**Stored entries**.

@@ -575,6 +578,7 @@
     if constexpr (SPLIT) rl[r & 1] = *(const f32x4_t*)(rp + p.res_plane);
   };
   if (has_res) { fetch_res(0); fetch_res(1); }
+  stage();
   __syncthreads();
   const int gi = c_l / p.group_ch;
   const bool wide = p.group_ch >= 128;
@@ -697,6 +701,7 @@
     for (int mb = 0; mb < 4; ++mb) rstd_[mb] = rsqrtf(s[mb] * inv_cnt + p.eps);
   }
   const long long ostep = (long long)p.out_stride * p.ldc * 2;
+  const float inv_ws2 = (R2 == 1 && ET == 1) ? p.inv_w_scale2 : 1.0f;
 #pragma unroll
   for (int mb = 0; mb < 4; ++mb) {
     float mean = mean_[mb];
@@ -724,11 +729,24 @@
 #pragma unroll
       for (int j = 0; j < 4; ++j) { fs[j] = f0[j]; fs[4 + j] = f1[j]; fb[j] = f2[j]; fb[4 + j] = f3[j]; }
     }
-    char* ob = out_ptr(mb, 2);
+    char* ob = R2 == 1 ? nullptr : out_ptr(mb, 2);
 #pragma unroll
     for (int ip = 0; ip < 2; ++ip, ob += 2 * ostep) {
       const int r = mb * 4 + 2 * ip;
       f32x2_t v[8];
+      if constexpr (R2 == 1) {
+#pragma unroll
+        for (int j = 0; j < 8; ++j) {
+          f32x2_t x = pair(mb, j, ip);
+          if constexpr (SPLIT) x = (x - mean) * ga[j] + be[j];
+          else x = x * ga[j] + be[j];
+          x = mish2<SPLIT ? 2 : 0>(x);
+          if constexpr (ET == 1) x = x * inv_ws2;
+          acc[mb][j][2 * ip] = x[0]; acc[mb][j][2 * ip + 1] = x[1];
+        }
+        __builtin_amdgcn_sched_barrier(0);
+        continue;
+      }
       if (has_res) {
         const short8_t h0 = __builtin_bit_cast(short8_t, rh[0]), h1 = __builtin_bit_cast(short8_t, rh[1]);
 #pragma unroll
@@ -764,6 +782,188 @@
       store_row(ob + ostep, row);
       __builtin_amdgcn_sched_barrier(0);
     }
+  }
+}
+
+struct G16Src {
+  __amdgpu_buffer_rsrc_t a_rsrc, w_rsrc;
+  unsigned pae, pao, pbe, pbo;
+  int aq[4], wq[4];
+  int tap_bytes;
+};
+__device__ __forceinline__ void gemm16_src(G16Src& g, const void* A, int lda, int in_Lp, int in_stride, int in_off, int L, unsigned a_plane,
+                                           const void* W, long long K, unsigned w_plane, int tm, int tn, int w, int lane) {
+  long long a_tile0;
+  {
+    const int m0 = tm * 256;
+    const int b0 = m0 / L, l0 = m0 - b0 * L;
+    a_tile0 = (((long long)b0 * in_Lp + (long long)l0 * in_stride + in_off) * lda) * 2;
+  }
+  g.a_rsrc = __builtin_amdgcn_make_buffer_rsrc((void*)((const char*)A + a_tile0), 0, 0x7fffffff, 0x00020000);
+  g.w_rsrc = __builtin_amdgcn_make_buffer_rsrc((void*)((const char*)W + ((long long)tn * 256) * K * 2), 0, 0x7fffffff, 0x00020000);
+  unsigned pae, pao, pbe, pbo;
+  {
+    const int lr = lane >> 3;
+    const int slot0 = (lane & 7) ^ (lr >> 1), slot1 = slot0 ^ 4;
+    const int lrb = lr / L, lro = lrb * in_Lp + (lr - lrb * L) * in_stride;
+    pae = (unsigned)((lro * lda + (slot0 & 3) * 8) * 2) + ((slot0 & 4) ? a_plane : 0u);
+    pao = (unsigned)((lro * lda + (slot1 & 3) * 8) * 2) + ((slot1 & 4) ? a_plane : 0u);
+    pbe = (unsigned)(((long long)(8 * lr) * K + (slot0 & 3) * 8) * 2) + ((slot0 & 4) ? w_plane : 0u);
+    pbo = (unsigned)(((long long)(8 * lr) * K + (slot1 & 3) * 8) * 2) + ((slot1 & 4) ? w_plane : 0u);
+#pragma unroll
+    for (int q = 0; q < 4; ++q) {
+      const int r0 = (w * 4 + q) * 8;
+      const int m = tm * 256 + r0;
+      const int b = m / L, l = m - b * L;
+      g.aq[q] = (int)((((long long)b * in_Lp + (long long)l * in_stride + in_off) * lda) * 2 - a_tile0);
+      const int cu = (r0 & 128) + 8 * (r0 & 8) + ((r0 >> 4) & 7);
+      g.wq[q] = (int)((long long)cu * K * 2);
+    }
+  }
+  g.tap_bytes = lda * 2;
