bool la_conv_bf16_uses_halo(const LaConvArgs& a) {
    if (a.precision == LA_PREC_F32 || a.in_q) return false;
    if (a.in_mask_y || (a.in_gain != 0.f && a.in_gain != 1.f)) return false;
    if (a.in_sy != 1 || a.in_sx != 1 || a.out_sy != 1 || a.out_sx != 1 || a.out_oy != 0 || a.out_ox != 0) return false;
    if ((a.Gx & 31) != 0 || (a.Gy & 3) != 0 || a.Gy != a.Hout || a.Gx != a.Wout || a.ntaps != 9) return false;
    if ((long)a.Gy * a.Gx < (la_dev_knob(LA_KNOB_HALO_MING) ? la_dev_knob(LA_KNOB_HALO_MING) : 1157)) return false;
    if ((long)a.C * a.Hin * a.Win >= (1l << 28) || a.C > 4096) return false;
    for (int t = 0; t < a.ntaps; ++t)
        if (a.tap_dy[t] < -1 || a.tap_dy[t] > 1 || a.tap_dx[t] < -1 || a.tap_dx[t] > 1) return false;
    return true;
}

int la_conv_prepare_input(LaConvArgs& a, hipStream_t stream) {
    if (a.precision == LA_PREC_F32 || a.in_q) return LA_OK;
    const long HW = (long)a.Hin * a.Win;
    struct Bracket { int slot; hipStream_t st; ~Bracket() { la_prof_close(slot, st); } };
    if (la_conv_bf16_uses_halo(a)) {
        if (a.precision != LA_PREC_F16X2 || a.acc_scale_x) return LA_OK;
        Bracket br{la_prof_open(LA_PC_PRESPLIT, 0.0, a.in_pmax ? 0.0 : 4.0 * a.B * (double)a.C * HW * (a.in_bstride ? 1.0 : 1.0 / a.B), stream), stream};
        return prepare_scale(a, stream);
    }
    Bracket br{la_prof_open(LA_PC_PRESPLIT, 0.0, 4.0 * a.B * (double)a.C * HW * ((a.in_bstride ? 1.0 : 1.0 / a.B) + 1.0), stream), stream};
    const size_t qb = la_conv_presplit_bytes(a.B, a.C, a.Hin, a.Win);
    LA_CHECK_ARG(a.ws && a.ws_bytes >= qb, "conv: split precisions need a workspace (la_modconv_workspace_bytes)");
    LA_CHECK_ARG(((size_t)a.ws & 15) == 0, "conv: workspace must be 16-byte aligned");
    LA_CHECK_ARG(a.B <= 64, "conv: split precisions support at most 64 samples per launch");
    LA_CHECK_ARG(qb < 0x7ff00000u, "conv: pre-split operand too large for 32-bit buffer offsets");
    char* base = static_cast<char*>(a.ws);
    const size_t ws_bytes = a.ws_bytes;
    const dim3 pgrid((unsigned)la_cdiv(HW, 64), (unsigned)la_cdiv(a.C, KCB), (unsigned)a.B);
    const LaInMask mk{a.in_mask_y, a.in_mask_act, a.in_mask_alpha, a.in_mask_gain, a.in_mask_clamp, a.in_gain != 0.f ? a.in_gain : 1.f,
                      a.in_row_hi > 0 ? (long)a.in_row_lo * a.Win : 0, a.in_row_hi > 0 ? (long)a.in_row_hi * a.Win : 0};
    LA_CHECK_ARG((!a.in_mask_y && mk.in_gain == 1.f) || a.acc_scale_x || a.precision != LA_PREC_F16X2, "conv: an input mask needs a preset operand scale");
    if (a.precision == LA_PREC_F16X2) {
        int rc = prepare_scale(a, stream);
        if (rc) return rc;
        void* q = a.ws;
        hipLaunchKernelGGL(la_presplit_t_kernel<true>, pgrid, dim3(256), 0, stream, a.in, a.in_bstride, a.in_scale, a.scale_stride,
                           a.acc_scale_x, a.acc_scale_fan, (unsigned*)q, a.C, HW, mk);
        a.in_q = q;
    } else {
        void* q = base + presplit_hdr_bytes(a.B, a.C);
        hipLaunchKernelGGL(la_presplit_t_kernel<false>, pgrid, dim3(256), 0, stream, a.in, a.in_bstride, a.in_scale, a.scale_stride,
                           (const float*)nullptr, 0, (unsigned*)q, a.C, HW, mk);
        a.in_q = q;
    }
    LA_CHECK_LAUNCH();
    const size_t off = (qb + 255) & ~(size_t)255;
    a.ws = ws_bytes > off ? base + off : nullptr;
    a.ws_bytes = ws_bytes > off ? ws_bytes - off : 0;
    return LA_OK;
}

**Problem statement**. Search the data for "double". Copy every matching line.

**Solution for this task**.
        Bracket br{la_prof_open(LA_PC_PRESPLIT, 0.0, a.in_pmax ? 0.0 : 4.0 * a.B * (double)a.C * HW * (a.in_bstride ? 1.0 : 1.0 / a.B), stream), stream};
    Bracket br{la_prof_open(LA_PC_PRESPLIT, 0.0, 4.0 * a.B * (double)a.C * HW * ((a.in_bstride ? 1.0 : 1.0 / a.B) + 1.0), stream), stream};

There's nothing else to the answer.